__Task details__. Once the line containing "af(PA[t]).x ^ af(PA[t]).w);" is found in the entries below, restate it and each following line word for word, stopping after the line containing "static_assert(lds_bytes <= 160".

__Available data__.

@@ -485,10 +515,19 @@
               X3P_BARRIER(ra_behind);
               ra_behind = false;
               ldB(Bnxt, (r + 1) % 3, 0);
-              ldA(r == 2 ? Anext : Acur, (r + 1) % 3, 0, 0, 0);
+              if constexpr (CARRY != 0) {
+                if (r == 2) ldA(Anext, 0, 0, 0, 0);
+                else ldAc(r + 1, 0, 0);
+              } else {
+                ldA(r == 2 ? Anext : Acur, (r + 1) % 3, 0, 0, 0);
+              }
             }
             __builtin_amdgcn_sched_barrier(0);
             const int sa = step & 1, sb = s;
+            auto af = [&](int p) -> const uint4& {
+              if constexpr (CARRY != 0) return fc[C::RBH * mi + r][s][p];
+              else return fa[sa][p];
+            };
             constexpr int PB[6] = {2, 0, 1, 1, 0, 0};
             constexpr int PA[6] = {0, 2, 1, 0, 1, 0};
 #pragma unroll
@@ -496,10 +535,10 @@
 #pragma unroll
               for (int ni = 0; ni < C::WN; ++ni)
 #if defined(OSVOS_X3_ABL) && OSVOS_X3_ABL == 1
-                acc[mi][ni][t] += __uint_as_float(fb[sb][PB[t]][ni].x ^ fb[sb][PB[t]][ni].w ^ fa[sa][PA[t]].x ^ fa[sa][PA[t]].w);
+                acc[mi][ni][t] += __uint_as_float(fb[sb][PB[t]][ni].x ^ fb[sb][PB[t]][ni].w ^ af(PA[t]).x ^ af(PA[t]).w);
 #else
                 acc[mi][ni] = __builtin_amdgcn_mfma_f32_32x32x16_bf16(__builtin_bit_cast(bf16x8_t, fb[sb][PB[t]][ni]),
-                                                                      __builtin_bit_cast(bf16x8_t, fa[sa][PA[t]]), acc[mi][ni], 0, 0, 0);
+                                                                      __builtin_bit_cast(bf16x8_t, af(PA[t])), acc[mi][ni], 0, 0, 0);
 #endif
             __builtin_amdgcn_sched_barrier(0);
           }
@@ -686,11 +725,11 @@
 constexpr size_t kSkSlotBytes = 128 * 1024;
 constexpr size_t kSkTicketBytes = (size_t)kSkMaxTiles * 4;
 
-template <class C, int PS, int SK, int NP = 3, int HP = 0, int PIPE = 0>
+template <class C, int PS, int SK, int NP = 3, int HP = 0, int PIPE = 0, int CARRY = 0>
 int launch_x2(const ConvArgsX& a0, int sk_grid, hipStream_t stream) {
   constexpr size_t lds_bytes = PIPE ? C::LDS_BYTES_PIPE : (NP == 3 ? C::LDS_BYTES : C::LDS_BYTES_2);
   static_assert(lds_bytes <= 160 * 1024, "tile does not fit the 160 KB LDS of a gfx950 CU");
-  if (int rc = osvos_set_dyn_lds_once<&conv3x3_f32x3_kernel<C, PS, SK, NP, HP, PIPE>>(lds_bytes)) return rc;
+  if (int rc = osvos_set_dyn_lds_once<&conv3x3_f32x3_kernel<C, PS, SK, NP, HP, PIPE, CARRY>>(lds_bytes)) return rc;
   ConvArgsX a = a0;
   a.tiles_x = ceil_div(a.W, C::TW);
   a.tiles_y = ceil_div(a.H, C::TH);
@@ -701,11 +740,11 @@
     const long ntiles = (long)a.nct * a.nsp, units = ntiles * (a.Cin >> 4);
     OSVOS_ARG_CHECK(sk_grid > 0 && sk_grid <= kSkMaxGrid && ntiles <= kSkMaxTiles && units >= sk_grid && a.sk_tickets && a.sk_part && a.ksplit == 1,
                     "conv3x3 f32x3 stream-K: %ld tiles, %ld units on %d workgroups", ntiles, units, sk_grid);
-    hipLaunchKernelGGL((conv3x3_f32x3_kernel<C, PS, SK, NP, HP, PIPE>), dim3((unsigned)sk_grid), dim3(C::NT), lds_bytes, stream, a);
+    hipLaunchKernelGGL((conv3x3_f32x3_kernel<C, PS, SK, NP, HP, PIPE, CARRY>), dim3((unsigned)sk_grid), dim3(C::NT), lds_bytes, stream, a);
   } else {
     const long blocks = a.map == 0 ? (long)a.nct * a.nsp : (long)a.nct * ((a.nsp + 7) / 8) * 8;
     OSVOS_ARG_CHECK(blocks > 0 && blocks < (1L << 31), "conv3x3 f32x3: grid of %ld blocks", blocks);
-    hipLaunchKernelGGL((conv3x3_f32x3_kernel<C, PS, SK, NP, HP, PIPE>), dim3((unsigned)blocks, (unsigned)a.ksplit), dim3(C::NT), lds_bytes, stream, a);
+    hipLaunchKernelGGL((conv3x3_f32x3_kernel<C, PS, SK, NP, HP, PIPE, CARRY>), dim3((unsigned)blocks, (unsigned)a.ksplit), dim3(C::NT), lds_bytes, stream, a);
   }
   OSVOS_LAUNCH_CHECK();
   return 0;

__Response to this exercise__.
+                acc[mi][ni][t] += __uint_as_float(fb[sb][PB[t]][ni].x ^ fb[sb][PB[t]][ni].w ^ af(PA[t]).x ^ af(PA[t]).w);
 #else
                 acc[mi][ni] = __builtin_amdgcn_mfma_f32_32x32x16_bf16(__builtin_bit_cast(bf16x8_t, fb[sb][PB[t]][ni]),
-                                                                      __builtin_bit_cast(bf16x8_t, fa[sa][PA[t]]), acc[mi][ni], 0, 0, 0);
+                                                                      __builtin_bit_cast(bf16x8_t, af(PA[t])), acc[mi][ni], 0, 0, 0);
 #endif
             __builtin_amdgcn_sched_barrier(0);
           }
@@ -686,11 +725,11 @@
 constexpr size_t kSkSlotBytes = 128 * 1024;
 constexpr size_t kSkTicketBytes = (size_t)kSkMaxTiles * 4;
 
-template <class C, int PS, int SK, int NP = 3, int HP = 0, int PIPE = 0>
+template <class C, int PS, int SK, int NP = 3, int HP = 0, int PIPE = 0, int CARRY = 0>
 int launch_x2(const ConvArgsX& a0, int sk_grid, hipStream_t stream) {
   constexpr size_t lds_bytes = PIPE ? C::LDS_BYTES_PIPE : (NP == 3 ? C::LDS_BYTES : C::LDS_BYTES_2);
   static_assert(lds_bytes <= 160 * 1024, "tile does not fit the 160 KB LDS of a gfx950 CU");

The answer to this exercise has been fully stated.